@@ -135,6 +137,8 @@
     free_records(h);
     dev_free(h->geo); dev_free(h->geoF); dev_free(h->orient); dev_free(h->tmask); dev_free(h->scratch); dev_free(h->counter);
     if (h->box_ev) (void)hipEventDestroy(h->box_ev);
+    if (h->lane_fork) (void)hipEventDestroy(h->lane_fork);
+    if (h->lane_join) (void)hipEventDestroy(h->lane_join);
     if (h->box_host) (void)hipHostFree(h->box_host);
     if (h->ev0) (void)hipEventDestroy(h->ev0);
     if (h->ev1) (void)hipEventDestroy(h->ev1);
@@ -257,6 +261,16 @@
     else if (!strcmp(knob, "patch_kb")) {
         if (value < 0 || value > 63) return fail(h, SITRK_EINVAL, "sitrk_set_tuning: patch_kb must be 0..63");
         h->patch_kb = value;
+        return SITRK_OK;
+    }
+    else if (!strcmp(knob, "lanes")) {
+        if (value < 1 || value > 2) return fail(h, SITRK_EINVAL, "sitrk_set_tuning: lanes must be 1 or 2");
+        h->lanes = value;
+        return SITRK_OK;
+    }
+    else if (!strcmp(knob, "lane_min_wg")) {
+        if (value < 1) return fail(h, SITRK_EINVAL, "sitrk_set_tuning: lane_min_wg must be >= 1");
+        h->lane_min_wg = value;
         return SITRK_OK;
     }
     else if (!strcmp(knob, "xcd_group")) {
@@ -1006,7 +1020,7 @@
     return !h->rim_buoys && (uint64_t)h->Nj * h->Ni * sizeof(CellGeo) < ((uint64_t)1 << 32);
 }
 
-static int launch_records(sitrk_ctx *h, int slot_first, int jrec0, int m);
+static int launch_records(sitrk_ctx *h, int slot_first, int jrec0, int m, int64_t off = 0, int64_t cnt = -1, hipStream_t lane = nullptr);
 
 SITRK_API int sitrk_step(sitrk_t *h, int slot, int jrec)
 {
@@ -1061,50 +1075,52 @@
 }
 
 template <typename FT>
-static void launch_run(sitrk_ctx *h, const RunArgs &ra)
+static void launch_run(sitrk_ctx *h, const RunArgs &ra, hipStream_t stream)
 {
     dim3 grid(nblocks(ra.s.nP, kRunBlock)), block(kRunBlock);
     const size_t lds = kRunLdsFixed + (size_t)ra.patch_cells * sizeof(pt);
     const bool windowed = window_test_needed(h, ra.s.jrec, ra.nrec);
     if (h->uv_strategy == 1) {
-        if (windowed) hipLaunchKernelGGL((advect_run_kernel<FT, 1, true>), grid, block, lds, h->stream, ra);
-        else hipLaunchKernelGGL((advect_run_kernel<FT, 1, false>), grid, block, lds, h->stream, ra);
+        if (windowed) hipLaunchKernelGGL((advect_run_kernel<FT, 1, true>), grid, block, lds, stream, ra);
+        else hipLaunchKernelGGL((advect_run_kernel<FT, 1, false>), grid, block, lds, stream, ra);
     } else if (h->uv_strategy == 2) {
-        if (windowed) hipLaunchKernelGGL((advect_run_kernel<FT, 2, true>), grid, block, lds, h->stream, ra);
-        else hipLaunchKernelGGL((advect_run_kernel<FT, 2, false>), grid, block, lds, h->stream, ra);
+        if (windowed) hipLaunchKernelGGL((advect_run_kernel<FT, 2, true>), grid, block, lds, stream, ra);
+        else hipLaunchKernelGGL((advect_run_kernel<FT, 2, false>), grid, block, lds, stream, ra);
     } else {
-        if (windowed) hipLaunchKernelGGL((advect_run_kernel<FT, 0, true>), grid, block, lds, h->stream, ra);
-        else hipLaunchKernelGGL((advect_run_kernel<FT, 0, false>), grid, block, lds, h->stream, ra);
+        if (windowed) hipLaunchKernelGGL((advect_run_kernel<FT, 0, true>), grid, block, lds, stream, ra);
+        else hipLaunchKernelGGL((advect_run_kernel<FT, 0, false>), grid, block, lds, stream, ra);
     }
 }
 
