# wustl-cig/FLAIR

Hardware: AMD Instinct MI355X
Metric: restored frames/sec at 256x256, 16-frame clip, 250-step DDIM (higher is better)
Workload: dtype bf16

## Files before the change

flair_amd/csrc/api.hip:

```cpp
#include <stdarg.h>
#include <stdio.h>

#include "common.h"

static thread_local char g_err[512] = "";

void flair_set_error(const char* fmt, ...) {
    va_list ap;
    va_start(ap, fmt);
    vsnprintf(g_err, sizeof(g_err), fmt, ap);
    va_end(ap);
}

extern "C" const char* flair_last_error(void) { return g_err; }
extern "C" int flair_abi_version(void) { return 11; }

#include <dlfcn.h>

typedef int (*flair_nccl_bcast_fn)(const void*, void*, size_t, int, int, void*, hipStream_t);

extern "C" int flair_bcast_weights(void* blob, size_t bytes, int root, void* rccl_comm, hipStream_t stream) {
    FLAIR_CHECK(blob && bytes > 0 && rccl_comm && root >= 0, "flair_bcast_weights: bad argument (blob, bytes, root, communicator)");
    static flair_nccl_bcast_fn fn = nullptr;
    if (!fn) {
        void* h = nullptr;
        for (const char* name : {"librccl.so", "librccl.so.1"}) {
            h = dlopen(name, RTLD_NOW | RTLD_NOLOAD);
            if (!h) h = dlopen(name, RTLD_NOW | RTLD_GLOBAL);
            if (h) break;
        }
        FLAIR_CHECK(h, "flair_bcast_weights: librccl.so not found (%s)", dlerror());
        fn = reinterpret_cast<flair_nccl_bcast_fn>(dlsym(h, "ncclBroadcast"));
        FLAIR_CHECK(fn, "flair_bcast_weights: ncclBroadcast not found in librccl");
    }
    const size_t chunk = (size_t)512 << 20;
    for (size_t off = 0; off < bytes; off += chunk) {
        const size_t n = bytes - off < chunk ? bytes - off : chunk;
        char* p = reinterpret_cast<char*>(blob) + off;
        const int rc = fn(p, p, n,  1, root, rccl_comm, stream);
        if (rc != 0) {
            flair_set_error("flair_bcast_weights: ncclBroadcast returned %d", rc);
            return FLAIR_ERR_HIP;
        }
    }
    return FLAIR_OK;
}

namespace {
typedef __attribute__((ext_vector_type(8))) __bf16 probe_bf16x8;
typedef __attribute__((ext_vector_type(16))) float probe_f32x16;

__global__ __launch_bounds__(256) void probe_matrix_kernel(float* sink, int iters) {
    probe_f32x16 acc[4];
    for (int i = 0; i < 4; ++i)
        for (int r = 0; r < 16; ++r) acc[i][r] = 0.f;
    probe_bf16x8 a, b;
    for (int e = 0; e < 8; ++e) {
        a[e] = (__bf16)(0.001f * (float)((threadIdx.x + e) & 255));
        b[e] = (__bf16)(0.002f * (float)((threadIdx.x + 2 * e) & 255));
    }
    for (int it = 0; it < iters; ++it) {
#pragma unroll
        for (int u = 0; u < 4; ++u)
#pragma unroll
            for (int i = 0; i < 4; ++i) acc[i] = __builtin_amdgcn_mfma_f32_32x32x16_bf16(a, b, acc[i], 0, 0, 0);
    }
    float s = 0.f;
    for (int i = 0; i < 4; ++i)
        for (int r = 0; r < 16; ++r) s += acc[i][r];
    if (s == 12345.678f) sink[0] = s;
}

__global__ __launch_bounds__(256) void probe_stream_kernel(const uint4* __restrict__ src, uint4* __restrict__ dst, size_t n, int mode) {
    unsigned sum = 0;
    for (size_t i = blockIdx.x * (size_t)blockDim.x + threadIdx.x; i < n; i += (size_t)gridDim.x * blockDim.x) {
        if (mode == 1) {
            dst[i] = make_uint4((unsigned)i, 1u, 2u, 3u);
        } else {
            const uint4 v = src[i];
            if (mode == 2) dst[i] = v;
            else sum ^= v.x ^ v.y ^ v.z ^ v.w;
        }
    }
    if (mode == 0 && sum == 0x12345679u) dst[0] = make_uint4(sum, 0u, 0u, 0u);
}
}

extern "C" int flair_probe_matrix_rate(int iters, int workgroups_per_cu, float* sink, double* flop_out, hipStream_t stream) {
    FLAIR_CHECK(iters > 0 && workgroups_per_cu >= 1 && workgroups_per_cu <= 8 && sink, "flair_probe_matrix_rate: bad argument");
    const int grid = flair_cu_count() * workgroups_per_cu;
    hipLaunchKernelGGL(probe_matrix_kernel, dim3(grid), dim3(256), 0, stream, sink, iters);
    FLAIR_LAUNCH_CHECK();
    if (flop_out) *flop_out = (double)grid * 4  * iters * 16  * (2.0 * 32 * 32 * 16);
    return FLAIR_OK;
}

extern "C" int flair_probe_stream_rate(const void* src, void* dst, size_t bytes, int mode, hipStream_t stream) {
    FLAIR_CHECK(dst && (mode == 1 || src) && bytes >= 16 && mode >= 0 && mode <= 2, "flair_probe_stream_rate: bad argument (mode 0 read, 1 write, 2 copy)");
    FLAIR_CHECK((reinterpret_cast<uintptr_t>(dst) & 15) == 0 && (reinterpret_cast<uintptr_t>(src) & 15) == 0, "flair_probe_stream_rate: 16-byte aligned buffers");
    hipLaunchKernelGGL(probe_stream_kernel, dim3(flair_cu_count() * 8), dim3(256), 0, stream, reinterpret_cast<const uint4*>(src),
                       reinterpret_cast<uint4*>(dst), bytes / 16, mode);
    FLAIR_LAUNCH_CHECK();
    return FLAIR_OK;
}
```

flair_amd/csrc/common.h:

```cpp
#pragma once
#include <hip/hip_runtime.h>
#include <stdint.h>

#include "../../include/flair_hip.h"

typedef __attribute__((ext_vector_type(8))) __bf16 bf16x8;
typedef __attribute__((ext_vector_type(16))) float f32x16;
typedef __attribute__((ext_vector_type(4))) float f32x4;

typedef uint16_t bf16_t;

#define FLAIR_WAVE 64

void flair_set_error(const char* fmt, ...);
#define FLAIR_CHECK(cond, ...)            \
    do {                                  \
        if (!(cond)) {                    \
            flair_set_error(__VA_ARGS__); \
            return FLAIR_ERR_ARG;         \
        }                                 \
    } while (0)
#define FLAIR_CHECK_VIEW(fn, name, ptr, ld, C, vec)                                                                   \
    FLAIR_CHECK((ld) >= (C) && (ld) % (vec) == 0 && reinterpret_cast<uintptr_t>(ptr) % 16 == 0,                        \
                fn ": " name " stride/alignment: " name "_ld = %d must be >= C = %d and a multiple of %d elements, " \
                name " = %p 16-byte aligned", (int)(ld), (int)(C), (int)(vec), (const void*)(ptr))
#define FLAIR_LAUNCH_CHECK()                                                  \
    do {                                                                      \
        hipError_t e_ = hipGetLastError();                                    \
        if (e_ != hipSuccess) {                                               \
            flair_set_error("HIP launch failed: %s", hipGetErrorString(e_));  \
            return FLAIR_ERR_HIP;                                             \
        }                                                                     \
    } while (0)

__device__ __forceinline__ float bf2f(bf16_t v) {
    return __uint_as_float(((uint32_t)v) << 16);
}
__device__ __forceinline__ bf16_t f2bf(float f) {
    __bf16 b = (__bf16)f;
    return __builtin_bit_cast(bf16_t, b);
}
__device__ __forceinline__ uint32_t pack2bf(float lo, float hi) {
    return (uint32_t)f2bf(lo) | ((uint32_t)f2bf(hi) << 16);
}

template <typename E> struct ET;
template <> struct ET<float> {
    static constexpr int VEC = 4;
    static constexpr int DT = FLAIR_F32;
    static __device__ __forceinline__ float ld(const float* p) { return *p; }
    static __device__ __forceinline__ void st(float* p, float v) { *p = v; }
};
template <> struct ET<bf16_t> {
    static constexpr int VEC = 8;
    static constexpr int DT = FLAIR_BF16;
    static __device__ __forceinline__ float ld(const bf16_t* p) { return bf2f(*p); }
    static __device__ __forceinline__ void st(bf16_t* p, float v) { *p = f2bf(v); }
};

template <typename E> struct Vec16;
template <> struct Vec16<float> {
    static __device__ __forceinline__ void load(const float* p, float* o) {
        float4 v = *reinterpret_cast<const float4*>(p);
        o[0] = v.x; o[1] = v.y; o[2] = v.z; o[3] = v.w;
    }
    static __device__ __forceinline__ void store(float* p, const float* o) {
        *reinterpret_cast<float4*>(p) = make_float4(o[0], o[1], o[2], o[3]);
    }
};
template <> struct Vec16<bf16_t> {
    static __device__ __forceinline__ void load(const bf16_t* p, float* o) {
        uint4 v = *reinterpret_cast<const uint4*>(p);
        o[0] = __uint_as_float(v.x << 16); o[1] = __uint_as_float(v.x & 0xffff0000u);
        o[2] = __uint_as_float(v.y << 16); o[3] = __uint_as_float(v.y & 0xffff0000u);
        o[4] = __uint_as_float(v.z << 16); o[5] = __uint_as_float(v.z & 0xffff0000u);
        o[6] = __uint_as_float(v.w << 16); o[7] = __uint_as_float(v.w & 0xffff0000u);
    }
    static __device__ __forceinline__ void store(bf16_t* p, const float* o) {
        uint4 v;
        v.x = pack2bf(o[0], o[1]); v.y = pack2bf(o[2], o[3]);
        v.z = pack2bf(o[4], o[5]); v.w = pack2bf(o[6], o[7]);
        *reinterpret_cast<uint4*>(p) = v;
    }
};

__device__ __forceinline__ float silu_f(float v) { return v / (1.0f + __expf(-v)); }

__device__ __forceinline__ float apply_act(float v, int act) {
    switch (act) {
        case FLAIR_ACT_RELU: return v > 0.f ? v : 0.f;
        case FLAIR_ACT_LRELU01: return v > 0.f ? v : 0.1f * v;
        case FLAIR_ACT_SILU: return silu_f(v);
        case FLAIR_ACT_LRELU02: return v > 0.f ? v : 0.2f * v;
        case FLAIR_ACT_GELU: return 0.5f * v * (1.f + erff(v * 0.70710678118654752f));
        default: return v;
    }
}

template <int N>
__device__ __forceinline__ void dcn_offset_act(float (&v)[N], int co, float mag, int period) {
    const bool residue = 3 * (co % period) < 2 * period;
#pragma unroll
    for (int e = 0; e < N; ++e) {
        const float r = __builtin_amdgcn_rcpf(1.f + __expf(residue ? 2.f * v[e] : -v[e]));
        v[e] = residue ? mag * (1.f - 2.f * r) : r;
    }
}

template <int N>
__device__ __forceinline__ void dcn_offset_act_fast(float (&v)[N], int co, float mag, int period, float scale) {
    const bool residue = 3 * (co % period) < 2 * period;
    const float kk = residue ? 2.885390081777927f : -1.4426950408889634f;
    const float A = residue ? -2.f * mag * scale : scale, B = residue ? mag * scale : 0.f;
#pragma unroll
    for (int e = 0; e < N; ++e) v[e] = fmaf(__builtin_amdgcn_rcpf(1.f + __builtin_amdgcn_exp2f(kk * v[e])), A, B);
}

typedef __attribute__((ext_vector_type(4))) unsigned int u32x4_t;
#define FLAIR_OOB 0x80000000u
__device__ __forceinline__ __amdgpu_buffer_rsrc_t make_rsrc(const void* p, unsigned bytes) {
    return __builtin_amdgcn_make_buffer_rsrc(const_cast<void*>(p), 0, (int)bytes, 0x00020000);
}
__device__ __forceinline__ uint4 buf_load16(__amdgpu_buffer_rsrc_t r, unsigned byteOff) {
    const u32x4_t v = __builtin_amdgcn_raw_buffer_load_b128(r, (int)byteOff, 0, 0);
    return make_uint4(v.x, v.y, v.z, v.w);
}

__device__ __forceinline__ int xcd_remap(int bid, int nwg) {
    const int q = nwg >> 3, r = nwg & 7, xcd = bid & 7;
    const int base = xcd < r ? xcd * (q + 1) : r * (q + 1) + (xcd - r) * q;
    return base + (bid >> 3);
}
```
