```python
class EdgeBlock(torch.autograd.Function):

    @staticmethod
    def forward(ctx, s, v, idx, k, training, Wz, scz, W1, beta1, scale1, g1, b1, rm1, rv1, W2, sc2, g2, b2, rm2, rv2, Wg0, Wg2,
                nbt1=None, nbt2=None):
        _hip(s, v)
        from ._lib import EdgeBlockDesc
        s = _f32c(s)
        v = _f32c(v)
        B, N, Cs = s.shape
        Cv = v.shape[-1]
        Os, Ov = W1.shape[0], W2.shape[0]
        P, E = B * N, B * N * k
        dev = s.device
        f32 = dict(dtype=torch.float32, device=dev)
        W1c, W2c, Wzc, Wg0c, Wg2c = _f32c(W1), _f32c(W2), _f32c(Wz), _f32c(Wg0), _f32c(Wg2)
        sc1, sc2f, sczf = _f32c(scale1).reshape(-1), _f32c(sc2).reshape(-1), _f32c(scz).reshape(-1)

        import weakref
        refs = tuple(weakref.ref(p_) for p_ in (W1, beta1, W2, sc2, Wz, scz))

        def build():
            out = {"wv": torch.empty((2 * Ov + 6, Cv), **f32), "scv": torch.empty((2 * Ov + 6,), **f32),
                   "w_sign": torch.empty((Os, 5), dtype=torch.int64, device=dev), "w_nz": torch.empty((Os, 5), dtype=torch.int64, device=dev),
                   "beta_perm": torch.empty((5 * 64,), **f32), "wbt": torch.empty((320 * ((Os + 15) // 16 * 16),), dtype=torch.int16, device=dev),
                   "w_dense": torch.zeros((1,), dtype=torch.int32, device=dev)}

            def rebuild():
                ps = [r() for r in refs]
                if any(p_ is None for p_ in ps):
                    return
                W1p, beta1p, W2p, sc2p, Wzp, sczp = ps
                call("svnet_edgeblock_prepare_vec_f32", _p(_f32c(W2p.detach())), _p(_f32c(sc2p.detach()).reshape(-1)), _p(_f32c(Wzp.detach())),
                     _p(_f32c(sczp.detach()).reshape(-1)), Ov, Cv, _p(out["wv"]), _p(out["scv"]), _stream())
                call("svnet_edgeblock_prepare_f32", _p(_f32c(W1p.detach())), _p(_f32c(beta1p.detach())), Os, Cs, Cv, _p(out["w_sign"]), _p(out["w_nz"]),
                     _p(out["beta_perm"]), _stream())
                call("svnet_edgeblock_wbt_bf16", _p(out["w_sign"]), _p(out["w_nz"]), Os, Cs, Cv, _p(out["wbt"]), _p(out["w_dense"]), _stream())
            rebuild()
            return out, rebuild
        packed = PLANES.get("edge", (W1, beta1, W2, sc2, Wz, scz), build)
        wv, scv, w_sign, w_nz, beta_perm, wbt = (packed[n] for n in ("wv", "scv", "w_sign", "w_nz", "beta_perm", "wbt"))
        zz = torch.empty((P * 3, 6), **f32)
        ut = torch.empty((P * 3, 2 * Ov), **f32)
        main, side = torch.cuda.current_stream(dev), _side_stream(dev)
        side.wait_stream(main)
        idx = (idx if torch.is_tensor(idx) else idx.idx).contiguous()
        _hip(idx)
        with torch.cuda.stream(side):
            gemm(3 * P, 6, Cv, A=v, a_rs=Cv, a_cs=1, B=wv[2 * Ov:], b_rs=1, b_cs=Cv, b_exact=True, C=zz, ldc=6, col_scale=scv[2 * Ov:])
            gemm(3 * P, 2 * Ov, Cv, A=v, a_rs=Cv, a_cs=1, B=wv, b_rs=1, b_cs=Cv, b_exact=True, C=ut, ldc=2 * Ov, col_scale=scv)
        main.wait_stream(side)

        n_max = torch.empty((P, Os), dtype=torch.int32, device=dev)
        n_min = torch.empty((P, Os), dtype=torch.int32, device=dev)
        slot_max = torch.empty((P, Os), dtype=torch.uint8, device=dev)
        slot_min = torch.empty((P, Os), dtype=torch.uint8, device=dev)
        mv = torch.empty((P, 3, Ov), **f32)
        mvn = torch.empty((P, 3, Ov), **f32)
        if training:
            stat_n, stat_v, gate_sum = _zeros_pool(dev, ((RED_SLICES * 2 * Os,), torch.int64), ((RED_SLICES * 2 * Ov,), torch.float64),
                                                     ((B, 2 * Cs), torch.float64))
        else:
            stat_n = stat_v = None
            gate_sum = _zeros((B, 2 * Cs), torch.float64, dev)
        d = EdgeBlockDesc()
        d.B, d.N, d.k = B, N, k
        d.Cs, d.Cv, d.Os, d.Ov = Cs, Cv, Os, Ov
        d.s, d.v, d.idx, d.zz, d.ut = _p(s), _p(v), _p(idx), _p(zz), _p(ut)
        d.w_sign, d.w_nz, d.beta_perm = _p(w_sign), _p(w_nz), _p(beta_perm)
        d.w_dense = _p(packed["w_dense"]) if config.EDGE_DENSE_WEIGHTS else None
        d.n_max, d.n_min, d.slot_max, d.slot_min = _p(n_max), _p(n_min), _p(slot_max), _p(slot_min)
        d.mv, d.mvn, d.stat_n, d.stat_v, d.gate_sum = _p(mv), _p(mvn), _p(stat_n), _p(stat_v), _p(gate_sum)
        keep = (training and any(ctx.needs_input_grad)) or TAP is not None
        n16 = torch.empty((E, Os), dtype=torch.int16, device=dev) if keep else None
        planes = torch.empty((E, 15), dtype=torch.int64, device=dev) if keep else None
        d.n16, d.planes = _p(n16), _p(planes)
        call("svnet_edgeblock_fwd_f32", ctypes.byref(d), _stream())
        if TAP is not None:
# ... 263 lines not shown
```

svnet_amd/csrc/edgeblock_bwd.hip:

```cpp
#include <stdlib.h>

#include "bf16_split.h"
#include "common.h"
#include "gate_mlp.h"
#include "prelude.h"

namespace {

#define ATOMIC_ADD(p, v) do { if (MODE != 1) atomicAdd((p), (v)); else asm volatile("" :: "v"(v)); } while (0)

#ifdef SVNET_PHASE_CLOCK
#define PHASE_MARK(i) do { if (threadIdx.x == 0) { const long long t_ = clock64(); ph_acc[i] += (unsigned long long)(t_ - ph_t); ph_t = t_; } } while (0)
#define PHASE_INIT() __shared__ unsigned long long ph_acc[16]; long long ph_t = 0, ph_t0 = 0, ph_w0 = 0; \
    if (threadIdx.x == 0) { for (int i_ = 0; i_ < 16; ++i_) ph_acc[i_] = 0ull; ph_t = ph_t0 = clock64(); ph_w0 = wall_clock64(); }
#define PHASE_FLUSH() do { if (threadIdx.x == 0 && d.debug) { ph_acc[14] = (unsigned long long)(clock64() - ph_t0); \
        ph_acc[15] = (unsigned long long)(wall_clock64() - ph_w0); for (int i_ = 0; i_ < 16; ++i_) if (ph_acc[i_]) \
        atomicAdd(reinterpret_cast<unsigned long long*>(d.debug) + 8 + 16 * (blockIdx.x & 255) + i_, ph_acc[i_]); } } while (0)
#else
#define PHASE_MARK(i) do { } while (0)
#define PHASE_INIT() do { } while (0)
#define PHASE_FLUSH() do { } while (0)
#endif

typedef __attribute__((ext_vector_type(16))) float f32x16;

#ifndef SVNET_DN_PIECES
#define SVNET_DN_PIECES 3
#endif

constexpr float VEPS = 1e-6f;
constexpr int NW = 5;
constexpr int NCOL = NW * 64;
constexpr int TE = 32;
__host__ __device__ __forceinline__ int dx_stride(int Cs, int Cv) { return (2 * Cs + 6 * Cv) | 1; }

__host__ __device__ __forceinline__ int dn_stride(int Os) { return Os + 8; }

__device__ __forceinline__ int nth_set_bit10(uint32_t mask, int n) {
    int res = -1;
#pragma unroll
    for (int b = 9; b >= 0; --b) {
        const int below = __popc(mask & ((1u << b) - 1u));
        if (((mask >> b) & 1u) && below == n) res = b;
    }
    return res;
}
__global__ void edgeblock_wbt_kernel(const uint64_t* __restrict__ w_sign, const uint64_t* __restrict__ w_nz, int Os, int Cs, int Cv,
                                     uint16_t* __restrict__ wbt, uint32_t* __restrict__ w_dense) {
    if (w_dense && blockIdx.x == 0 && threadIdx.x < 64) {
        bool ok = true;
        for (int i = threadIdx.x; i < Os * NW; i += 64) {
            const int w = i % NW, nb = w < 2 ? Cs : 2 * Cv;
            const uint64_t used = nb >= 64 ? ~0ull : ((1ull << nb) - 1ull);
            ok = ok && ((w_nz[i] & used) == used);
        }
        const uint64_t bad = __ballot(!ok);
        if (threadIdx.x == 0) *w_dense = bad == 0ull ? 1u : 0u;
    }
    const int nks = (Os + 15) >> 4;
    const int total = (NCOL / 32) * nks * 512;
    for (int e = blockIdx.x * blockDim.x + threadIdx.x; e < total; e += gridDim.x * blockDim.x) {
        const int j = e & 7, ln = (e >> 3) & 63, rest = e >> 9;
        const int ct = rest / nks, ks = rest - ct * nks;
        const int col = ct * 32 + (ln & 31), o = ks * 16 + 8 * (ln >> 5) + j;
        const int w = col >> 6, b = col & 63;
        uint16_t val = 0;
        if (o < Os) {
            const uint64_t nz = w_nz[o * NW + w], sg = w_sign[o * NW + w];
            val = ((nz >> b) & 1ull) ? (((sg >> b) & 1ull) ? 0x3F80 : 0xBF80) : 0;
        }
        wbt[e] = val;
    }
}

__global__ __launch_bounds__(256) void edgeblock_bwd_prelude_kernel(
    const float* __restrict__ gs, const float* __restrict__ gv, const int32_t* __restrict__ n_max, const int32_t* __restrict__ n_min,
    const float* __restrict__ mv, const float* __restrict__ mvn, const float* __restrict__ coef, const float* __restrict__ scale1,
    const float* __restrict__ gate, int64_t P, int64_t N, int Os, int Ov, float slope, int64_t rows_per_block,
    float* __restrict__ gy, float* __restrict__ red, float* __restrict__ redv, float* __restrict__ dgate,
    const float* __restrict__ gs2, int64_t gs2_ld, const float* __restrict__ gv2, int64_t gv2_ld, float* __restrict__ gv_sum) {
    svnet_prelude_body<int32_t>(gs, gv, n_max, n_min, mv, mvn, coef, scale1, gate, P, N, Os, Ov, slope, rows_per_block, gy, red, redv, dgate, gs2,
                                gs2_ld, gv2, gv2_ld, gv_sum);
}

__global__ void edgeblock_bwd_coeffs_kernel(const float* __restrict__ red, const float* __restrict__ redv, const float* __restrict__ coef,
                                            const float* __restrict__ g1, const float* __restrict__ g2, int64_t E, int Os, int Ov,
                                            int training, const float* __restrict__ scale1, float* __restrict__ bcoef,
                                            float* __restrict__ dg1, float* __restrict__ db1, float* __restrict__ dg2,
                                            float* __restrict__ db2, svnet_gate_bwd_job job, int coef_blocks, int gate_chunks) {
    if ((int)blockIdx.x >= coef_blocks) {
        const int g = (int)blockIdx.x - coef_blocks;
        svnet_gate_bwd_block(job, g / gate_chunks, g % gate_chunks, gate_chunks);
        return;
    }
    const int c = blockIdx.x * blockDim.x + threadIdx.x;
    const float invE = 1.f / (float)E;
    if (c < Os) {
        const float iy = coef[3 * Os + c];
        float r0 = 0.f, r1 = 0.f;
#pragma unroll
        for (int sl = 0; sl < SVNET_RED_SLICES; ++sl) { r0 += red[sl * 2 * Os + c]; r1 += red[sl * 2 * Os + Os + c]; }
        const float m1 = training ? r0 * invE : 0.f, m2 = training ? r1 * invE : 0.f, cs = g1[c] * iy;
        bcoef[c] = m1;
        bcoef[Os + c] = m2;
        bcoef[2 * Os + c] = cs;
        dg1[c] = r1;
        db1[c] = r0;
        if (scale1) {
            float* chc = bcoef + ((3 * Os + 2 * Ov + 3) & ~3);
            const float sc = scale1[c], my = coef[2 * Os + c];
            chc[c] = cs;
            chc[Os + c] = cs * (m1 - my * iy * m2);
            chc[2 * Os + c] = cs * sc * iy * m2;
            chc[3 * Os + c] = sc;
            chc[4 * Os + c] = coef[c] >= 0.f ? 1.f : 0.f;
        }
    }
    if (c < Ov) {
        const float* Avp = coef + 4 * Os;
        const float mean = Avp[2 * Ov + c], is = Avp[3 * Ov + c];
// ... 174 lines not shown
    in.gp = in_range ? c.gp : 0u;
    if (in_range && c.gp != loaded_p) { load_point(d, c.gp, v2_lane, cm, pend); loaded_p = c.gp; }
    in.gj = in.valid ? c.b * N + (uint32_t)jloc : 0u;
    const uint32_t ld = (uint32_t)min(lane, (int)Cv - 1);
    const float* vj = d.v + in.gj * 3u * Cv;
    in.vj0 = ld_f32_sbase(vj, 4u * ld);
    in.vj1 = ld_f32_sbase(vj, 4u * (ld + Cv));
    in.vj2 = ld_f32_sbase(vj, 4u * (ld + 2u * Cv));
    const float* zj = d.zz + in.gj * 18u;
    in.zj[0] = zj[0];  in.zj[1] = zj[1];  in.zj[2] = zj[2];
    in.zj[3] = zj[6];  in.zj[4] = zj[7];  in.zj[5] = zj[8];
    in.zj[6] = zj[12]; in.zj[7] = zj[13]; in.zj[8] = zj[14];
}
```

Aim of the task:
Scan the data above for the word "aligned". Copy every line in which it is found.

Result of this task:
    FLAIR_CHECK((reinterpret_cast<uintptr_t>(dst) & 15) == 0 && (reinterpret_cast<uintptr_t>(src) & 15) == 0, "flair_probe_stream_rate: 16-byte aligned buffers");
                name " = %p 16-byte aligned", (int)(ld), (int)(C), (int)(vec), (const void*)(ptr))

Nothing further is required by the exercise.